Architecture

Deep Learning

A subset of machine learning that uses neural networks with many layers to learn complex patterns from large amounts of data.

What is deep learning?

Deep learning is a subset of machine learning that uses artificial neural networks with many layers (hence "deep") to learn hierarchical representations of data. It's the technology behind most modern AI breakthroughs.

What makes it "deep":

  • Multiple layers of processing (often dozens or hundreds)
  • Each layer learns increasingly abstract features
  • Automatic feature extraction—no manual engineering

Simple example: In image recognition:

  • Layer 1: Detects edges
  • Layer 2: Combines edges into shapes
  • Layer 3: Recognizes parts (eyes, wheels)
  • Layer 4+: Identifies objects (faces, cars)

Deep learning excels when you have lots of data and computational power but want the model to figure out the relevant patterns itself.

Deep learning vs machine learning

Traditional machine learning:

  • Requires manual feature engineering
  • Works with smaller datasets
  • More interpretable
  • Faster to train
  • Examples: Decision trees, SVMs, logistic regression

Deep learning:

  • Learns features automatically
  • Needs large datasets to shine
  • Often a "black box"
  • Computationally intensive
  • Examples: CNNs, transformers, LLMs

When to use which:

FactorTraditional MLDeep Learning
Data sizeThousandsMillions+
InterpretabilityNeed to explainAccuracy matters more
FeaturesKnown patternsUnknown patterns
ComputeLimitedAvailable
TimeQuick iterationLong training

Deep learning breakthroughs

Computer vision (2012+): AlexNet showed deep learning could dramatically outperform traditional methods on image classification. Now powers: facial recognition, medical imaging, autonomous vehicles.

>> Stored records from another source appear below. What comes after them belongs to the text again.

@@ -326,9 +340,10 @@
     t_quu_inverse2(Quu, lamb, inv);
   }
 
-  template <bool GENERAL>
-  __device__ __forceinline__ bool backward(int XUo, const T (&xT)[n], T lamb, bool commit) const {
-    if constexpr (G == 16) return backward_row<GENERAL>(XUo, xT, lamb, commit);
+  template <bool GENERAL, class Hook = NoHook>
+  __device__ __forceinline__ bool backward(int XUo, const T (&xT)[n], T lamb, bool commit,
+                                           Hook records_ready = {}) const {
+    if constexpr (G == 16) return backward_row<GENERAL>(XUo, xT, lamb, commit, records_ready);
     bool bad = false;
     T va[n];
     {
@@ -347,6 +362,7 @@
         }
         va[i] = (g == n) ? vx : vxx;
       }
+      records_ready();
       va[0] += Rn[off_l0];
       va[1] += Rn[off_l1];
     }
@@ -493,8 +509,9 @@
     return bad;
   }
 
-  template <bool GENERAL>
-  __device__ __forceinline__ bool backward_row(int XUo, const T (&xT)[n], T lamb, bool commit) const {
+  template <bool GENERAL, class Hook = NoHook>
+  __device__ __forceinline__ bool backward_row(int XUo, const T (&xT)[n], T lamb, bool commit,
+                                               Hook records_ready = {}) const {
     static_assert(GL::KW > n + 1, "the padding word of a gain row takes the stores of idle lanes");
     bool bad = false;
     T va[n];
@@ -512,6 +529,7 @@
         const T vxx = T(2) * Qt[i * n + gq];
         va[i] = (g == n) ? vx : (g < n ? vxx : T(0));
       }
+      records_ready();
       va[0] += Rn[off_l0];
       va[1] += Rn[off_l1];
     }
@@ -652,8 +670,9 @@
     return bad;
   }
 
+  template <class Hook = NoHook>
   __device__ __forceinline__ T forward_row(int XUo, int XUn, int TRn, const T (&xT)[n],
-                                           bool* bad) const {
+                                           bool* bad, Hook stored8 = {}) const {
     static_assert(G == 16 && m == 2, "two inputs on the two halves of a 16-lane row");
     const int half = g >> 3;
     const T umax = half ? c.u_max[1] : c.u_max[0];
@@ -696,8 +715,7 @@
 #pragma unroll
       for (int i = 0; i < n; i++) x[i] = xn[i];
     };
-    int t = 0;
-    for (; t + 1 < N; t += 2) {
+    auto pair = [&]() __attribute__((always_inline)) {
       step(std::integral_constant<int, 0>{}, tr);
       T sc[NT], tr1[NT];
       Sys::trig_heading_fast(half ? Sys::next_heading(c, x) : Sys::heading(x), sc, bad);
@@ -713,7 +731,16 @@
       pXn = pXn + 2 * W;
       pG = pG + 2 * (m * GL::KW);
       pTR = pTR + 2 * NT;
-    }
+    };
+    int t = 0;
+    for (; t + 7 < N; t += 8) {
+      pair();
+      pair();
+      pair();
+      pair();
+      stored8();
+    }
+    for (; t + 1 < N; t += 2) pair();
     if (t < N) {
       step(std::integral_constant<int, 0>{}, tr);
       Sys::template trig_g<false>(x, tr, bad);
@@ -725,11 +752,11 @@
     return cost;
   }
 
-  template <bool GENERAL>
+  template <bool GENERAL, class Hook = NoHook>
   __device__ __forceinline__ T forward(int XUo, int XUn, int TRn, const T (&xT)[n],
-                                       bool* bad) const {
+                                       bool* bad, Hook stored8 = {}) const {
     if constexpr (G == 16 && !GENERAL && Sys::kHeadingAhead && m == 2)
-      return forward_row(XUo, XUn, TRn, xT, bad);
+      return forward_row(XUo, XUn, TRn, xT, bad, stored8);
     T x[n], u[m], xn[n], tr[NT];
 #pragma unroll
     for (int i = 0; i < n; i++) x[i] = S[XUo + i];
@@ -796,6 +823,8 @@
           step(t + 1, ga, ga);
           step(t + 2, ga, ga);
           step(t + 3, ga, ga);
+          if constexpr (!std::is_same_v<Hook, NoHook>)
+            if ((t & 4) != 0) stored8();
         }
       }
       for (; t + 1 < N; t += 2) {
@@ -865,65 +894,92 @@
   int cur = 0;
   const T ob_pa = T(1) / (ob[2] * ob[2]), ob_pb = T(1) / (ob[3] * ob[3]);
   int* const ctl = reinterpret_cast<int*>(smem + L.ctl_base());
+  const int p = lane / G;
+  const int oR1 = H > 1 ? L.rec2_base() + p * L.rec2_stride() - p * L.total : L.R;
+  auto rec_of = [&](int b) { return b ? oR1 : L.R; };
+  static_assert(H == 1 || I2LQR_GROUP_UNROLL >= 4, "the forward pass's hook runs every eight steps");
+  const int n8 = N / 8;
   if constexpr (H > 1) {
     if (hv > 0) {
+      const int hg = (hv - 1) * G + g, hs = (H - 1) * G;
+      __syncthreads();
+      w.prep_span(L.XU0, L.TR0, ob, ob_pa, ob_pb, 0, N + 1, G + hg, H * G);
       for (;;) {
         __syncthreads();
-        const int flags = ctl[8];
-        if (!(flags & 1)) break;
-        if (flags & 2) {
-          const int pc = ctl[lane / G];
-          w.prep(pc ? L.XU1 : L.XU0, pc ? L.TR1 : L.TR0, ob, ob_pa, ob_pb, hv * G + g,
-                 H * G);
+        if (!(ctl[8] & 1)) break;
+        const int pc = ctl[p] ^ 1;
+        const int XUc = pc ? L.XU1 : L.XU0, TRc = pc ? L.TR1 : L.TR0;
+        w.oR = rec_of(pc);
+        int lo = 0;
+        for (int k = 0; k < n8; k++) {
+          __syncthreads();
+          const int hi = 8 * k + 7;
+          w.prep_span(XUc, TRc, ob, ob_pa, ob_pb, lo, hi, hg, hs);
+          lo = hi;
         }
         __syncthreads();
+        if (ctl[9]) {
+          __syncthreads();
+          lo = 0;
+        }
+        w.prep_span(XUc, TRc, ob, ob_pa, ob_pb, lo, N + 1, hg, hs);
       }
       return;
     }
   }
   T cost = w.rollout(L.XU0, L.TR0, xT);
+  if constexpr (H > 1) {
+    __syncthreads();
+    w.prep_span(L.XU0, L.TR0, ob, ob_pa, ob_pb, 0, N + 1, g, H * G);
+  }
   int it = 0, status = a.early_exit ? 2  : 0 ;
   T cost_ret = cost;
   bool fresh = true, active = a.n_iters > 0;
 #ifdef I2LQR_STAMPS
   asm volatile("s_memtime %0\n\ts_waitcnt lgkmcnt(0)" : "=s"(st_k1)::"memory");
+  auto& st_t0 = w.st_t0; auto& st_t1 = w.st_t1; auto& st_acc = w.st_acc;
 #endif
+  auto records_ready = [&]() __attribute__((always_inline)) {
+    STAMP_BEGIN();
+    __syncthreads();
+    STAMP_END(0);
+  };
+  auto stored8 = [&]() __attribute__((always_inline)) { __syncthreads(); };
   while (__any(active)) {
     const int XUo = cur ? L.XU1 : L.XU0, XUn = cur ? L.XU0 : L.XU1;
-    const int TRo = cur ? L.TR1 : L.TR0, TRn = cur ? L.TR0 : L.TR1;
-#ifdef I2LQR_STAMPS
-    {
-      auto& st_t0 = w.st_t0; auto& st_t1 = w.st_t1; auto& st_acc = w.st_acc;
+    const int TRn = cur ? L.TR0 : L.TR1;
+    w.oR = rec_of(cur);
+    if constexpr (H > 1) {
+      if (g == 0) ctl[p] = cur;
+      if (lane == 0) ctl[8] = 1;
+    } else {
+      const int TRo = cur ? L.TR1 : L.TR0;
       STAMP_BEGIN();
       if (__any(fresh)) w.prep(XUo, TRo, ob, ob_pa, ob_pb, g, G);
       STAMP_END(0);
     }
-#else
-    if constexpr (H > 1) {
-      const bool do_prep = __any(fresh);
-      if (g == 0) ctl[lane / G] = cur;
-      if (lane == 0) ctl[8] = 1 | (do_prep ? 2 : 0);
-      __syncthreads();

Speech recognition (2014+): Deep learning made voice assistants practical. Siri, Alexa, Google Assistant all use deep learning for speech-to-text.

Natural language (2017+): Transformers revolutionized NLP. GPT, BERT, and their successors made language AI practical.

Game playing:

  • DeepMind's AlphaGo beat world champion (2016)
  • AlphaFold predicted protein structures (2020)

Generative AI (2022+):

  • ChatGPT, Claude: Conversational AI
  • DALL-E, Midjourney: Image generation
  • Copilot: Code generation

Each breakthrough expanded what AI can do, powered by deeper networks and more data.

How deep learning works

Architecture: Layers of artificial neurons connected by weighted edges. Data flows through layers, transformed at each step.

Training:

  1. Feed data through network (forward pass)
  2. Compare output to correct answer
  3. Calculate error (loss)
  4. Propagate error backward through layers
  5. Adjust weights to reduce error
  6. Repeat millions of times

Key innovations enabling deep learning:

  • GPUs: Parallel processing for matrix math
  • Backpropagation: Efficient weight updates
  • ReLU activation: Solves vanishing gradient problem
  • Dropout: Prevents overfitting
  • Batch normalization: Stabilizes training
  • Large datasets: Internet-scale data collection

Why depth matters: Each layer can learn more abstract representations. A 100-layer network can learn patterns a 10-layer network cannot, given enough data.

Deep learning in practice

You use deep learning daily:

  • Photo organization and search
  • Voice assistants
  • Email spam filtering
  • Translation services
  • Recommendation systems
  • Content moderation
  • Fraud detection

Getting started: Most practitioners don't build from scratch. They:

  1. Use pre-trained models (GPT-4, Claude, BERT)
  2. Fine-tune for specific tasks
  3. Or use no-code/low-code platforms

Frameworks:

  • PyTorch: Flexible, research-friendly
  • TensorFlow: Production-focused
  • Hugging Face: Pre-trained model hub
  • Keras: High-level API

Resources needed:

  • Training large models: Thousands of GPUs, millions of dollars
  • Using models: API call or single GPU
  • Fine-tuning: One to several GPUs

Most AI applications don't require training deep learning models—they use existing ones.